■ Assignment:
Which lines in the records below mention the word "metrics"? Copy each one out.

■ Data for the task:

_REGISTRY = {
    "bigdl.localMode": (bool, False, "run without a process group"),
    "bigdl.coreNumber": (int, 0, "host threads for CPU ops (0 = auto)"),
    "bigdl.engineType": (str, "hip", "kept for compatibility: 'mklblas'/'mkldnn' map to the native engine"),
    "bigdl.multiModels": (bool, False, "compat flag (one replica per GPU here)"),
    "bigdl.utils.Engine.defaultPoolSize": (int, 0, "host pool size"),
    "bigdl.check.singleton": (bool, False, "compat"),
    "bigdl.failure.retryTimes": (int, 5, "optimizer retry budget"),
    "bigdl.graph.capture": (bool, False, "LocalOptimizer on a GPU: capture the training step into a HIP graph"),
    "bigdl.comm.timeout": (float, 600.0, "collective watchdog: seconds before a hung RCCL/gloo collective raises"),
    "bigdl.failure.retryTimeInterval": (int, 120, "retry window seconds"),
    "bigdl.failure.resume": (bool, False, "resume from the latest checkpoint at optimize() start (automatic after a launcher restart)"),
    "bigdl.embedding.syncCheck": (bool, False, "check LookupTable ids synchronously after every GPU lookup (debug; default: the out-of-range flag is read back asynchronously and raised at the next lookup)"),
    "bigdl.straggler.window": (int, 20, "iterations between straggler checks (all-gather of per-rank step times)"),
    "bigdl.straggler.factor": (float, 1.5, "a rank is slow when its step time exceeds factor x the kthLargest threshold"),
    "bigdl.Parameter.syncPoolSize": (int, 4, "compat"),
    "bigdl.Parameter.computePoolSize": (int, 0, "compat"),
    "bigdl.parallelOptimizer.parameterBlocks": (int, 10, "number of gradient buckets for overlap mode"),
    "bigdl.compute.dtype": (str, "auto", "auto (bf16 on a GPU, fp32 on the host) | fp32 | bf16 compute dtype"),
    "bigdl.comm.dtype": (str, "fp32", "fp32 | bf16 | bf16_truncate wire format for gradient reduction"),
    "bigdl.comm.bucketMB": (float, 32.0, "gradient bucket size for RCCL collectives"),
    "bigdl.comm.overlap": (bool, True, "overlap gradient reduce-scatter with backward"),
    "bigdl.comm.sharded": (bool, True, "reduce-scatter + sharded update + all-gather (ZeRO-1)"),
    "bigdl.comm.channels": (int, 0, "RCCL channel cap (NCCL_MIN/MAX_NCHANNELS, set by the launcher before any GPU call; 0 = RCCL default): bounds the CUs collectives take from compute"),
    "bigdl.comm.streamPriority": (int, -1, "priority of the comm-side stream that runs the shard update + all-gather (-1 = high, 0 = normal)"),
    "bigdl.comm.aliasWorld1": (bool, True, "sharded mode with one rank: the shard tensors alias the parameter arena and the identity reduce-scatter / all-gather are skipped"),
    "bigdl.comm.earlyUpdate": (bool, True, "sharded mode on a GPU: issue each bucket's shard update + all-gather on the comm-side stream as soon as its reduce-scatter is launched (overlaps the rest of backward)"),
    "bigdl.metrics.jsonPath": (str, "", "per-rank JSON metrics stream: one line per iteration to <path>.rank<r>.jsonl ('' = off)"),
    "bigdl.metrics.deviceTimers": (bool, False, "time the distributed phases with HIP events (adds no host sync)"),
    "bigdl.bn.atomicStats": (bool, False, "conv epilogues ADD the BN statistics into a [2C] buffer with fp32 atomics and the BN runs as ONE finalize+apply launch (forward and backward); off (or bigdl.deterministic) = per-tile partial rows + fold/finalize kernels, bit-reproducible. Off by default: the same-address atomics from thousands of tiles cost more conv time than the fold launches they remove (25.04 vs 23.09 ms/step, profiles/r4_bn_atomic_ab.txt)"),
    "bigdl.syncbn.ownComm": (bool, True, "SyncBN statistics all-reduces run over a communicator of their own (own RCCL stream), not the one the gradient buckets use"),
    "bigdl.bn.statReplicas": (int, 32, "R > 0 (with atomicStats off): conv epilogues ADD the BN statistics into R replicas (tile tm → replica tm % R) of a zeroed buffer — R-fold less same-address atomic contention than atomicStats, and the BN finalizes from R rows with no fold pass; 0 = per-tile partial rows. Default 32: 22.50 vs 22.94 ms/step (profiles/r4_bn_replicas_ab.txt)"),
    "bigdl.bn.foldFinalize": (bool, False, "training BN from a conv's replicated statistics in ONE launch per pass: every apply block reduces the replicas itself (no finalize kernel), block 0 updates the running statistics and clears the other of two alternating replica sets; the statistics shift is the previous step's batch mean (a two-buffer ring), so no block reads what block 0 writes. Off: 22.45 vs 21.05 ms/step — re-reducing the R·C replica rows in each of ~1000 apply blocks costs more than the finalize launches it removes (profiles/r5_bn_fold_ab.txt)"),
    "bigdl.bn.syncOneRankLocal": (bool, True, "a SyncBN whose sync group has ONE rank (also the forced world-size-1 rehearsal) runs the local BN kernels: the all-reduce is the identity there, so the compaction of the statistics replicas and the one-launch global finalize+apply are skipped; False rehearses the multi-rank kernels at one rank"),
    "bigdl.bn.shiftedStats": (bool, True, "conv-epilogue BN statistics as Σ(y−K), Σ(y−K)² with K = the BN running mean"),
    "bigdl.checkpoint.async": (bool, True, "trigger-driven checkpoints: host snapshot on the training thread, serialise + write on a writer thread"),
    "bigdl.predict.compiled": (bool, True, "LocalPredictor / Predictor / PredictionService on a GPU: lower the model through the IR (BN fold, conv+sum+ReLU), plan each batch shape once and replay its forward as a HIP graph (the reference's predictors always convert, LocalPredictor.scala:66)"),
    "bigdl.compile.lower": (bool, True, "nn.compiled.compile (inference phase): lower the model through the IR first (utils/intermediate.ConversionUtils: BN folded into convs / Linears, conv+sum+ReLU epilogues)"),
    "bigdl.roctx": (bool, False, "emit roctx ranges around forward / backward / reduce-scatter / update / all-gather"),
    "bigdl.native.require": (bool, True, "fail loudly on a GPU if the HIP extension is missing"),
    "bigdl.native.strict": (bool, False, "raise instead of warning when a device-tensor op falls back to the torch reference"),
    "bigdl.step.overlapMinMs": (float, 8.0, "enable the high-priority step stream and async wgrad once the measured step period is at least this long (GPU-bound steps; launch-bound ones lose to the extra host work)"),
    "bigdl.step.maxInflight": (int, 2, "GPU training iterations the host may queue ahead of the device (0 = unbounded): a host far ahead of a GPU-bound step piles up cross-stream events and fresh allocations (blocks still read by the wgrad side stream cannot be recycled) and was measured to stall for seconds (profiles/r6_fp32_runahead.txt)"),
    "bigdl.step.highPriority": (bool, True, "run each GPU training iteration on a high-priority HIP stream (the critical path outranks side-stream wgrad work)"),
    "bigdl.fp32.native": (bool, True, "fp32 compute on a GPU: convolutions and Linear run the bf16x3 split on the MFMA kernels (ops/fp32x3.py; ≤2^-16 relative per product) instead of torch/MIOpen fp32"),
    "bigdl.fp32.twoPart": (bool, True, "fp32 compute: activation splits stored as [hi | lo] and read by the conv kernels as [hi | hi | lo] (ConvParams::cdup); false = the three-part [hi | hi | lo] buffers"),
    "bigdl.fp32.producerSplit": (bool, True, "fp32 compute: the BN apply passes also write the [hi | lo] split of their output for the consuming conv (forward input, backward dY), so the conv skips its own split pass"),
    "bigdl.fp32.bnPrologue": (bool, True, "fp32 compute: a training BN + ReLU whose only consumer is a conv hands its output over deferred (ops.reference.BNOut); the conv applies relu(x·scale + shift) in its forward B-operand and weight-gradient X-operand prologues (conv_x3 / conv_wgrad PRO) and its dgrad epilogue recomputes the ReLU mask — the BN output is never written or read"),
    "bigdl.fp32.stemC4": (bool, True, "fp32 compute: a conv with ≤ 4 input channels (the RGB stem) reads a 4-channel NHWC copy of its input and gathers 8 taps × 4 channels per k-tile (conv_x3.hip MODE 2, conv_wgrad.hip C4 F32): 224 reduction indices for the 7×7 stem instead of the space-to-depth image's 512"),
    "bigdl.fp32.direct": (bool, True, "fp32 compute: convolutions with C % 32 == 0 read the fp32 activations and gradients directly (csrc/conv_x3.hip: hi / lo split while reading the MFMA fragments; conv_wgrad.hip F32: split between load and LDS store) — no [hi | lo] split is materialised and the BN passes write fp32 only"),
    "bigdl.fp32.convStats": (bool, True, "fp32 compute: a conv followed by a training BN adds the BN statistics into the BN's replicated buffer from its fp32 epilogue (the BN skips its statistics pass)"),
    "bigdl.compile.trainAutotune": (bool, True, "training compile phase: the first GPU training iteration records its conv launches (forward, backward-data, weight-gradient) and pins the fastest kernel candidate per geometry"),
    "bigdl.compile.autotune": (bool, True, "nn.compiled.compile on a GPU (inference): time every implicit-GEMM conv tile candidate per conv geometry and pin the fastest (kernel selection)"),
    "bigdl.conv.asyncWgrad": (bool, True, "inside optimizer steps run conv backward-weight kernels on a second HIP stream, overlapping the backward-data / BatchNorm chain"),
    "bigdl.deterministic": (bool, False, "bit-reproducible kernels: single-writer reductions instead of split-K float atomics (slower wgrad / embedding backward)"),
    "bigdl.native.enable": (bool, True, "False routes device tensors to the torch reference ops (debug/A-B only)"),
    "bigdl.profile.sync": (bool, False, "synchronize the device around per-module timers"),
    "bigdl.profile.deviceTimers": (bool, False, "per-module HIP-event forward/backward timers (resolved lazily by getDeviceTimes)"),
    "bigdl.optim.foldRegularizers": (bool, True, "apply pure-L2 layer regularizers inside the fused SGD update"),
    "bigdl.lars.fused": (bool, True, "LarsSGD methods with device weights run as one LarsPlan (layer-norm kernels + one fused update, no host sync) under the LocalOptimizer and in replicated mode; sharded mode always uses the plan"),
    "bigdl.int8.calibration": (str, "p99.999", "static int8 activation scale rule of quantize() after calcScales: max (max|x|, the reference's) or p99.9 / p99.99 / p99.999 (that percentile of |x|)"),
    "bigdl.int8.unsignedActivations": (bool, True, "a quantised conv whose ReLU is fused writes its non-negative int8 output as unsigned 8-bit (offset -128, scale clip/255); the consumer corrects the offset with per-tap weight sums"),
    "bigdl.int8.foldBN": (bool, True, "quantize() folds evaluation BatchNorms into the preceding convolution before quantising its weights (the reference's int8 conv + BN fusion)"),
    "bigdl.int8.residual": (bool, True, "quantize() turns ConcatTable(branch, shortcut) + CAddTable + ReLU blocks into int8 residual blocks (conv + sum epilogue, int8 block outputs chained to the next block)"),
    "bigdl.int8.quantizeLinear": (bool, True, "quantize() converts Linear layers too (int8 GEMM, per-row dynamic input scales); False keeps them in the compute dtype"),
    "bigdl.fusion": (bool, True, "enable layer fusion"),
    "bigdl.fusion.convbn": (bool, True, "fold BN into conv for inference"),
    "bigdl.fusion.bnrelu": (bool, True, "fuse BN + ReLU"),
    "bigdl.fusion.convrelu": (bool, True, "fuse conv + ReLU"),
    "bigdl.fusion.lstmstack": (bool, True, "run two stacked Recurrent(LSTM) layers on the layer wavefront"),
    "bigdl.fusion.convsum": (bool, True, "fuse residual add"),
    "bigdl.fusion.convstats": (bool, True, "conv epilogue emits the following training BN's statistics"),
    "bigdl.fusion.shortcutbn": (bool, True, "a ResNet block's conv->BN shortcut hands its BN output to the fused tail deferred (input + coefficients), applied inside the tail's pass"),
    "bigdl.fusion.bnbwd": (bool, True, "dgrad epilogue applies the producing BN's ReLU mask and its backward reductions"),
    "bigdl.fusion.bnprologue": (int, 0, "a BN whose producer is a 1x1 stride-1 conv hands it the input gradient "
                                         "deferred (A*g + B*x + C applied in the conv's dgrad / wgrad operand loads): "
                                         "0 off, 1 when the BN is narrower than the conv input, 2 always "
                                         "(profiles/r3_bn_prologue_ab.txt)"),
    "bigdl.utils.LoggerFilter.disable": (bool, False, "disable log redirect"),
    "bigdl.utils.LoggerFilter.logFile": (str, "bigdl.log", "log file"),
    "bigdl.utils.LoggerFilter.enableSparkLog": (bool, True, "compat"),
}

■ Task response:
    "bigdl.metrics.jsonPath": (str, "", "per-rank JSON metrics stream: one line per iteration to <path>.rank<r>.jsonl ('' = off)"),
    "bigdl.metrics.deviceTimers": (bool, False, "time the distributed phases with HIP events (adds no host sync)"),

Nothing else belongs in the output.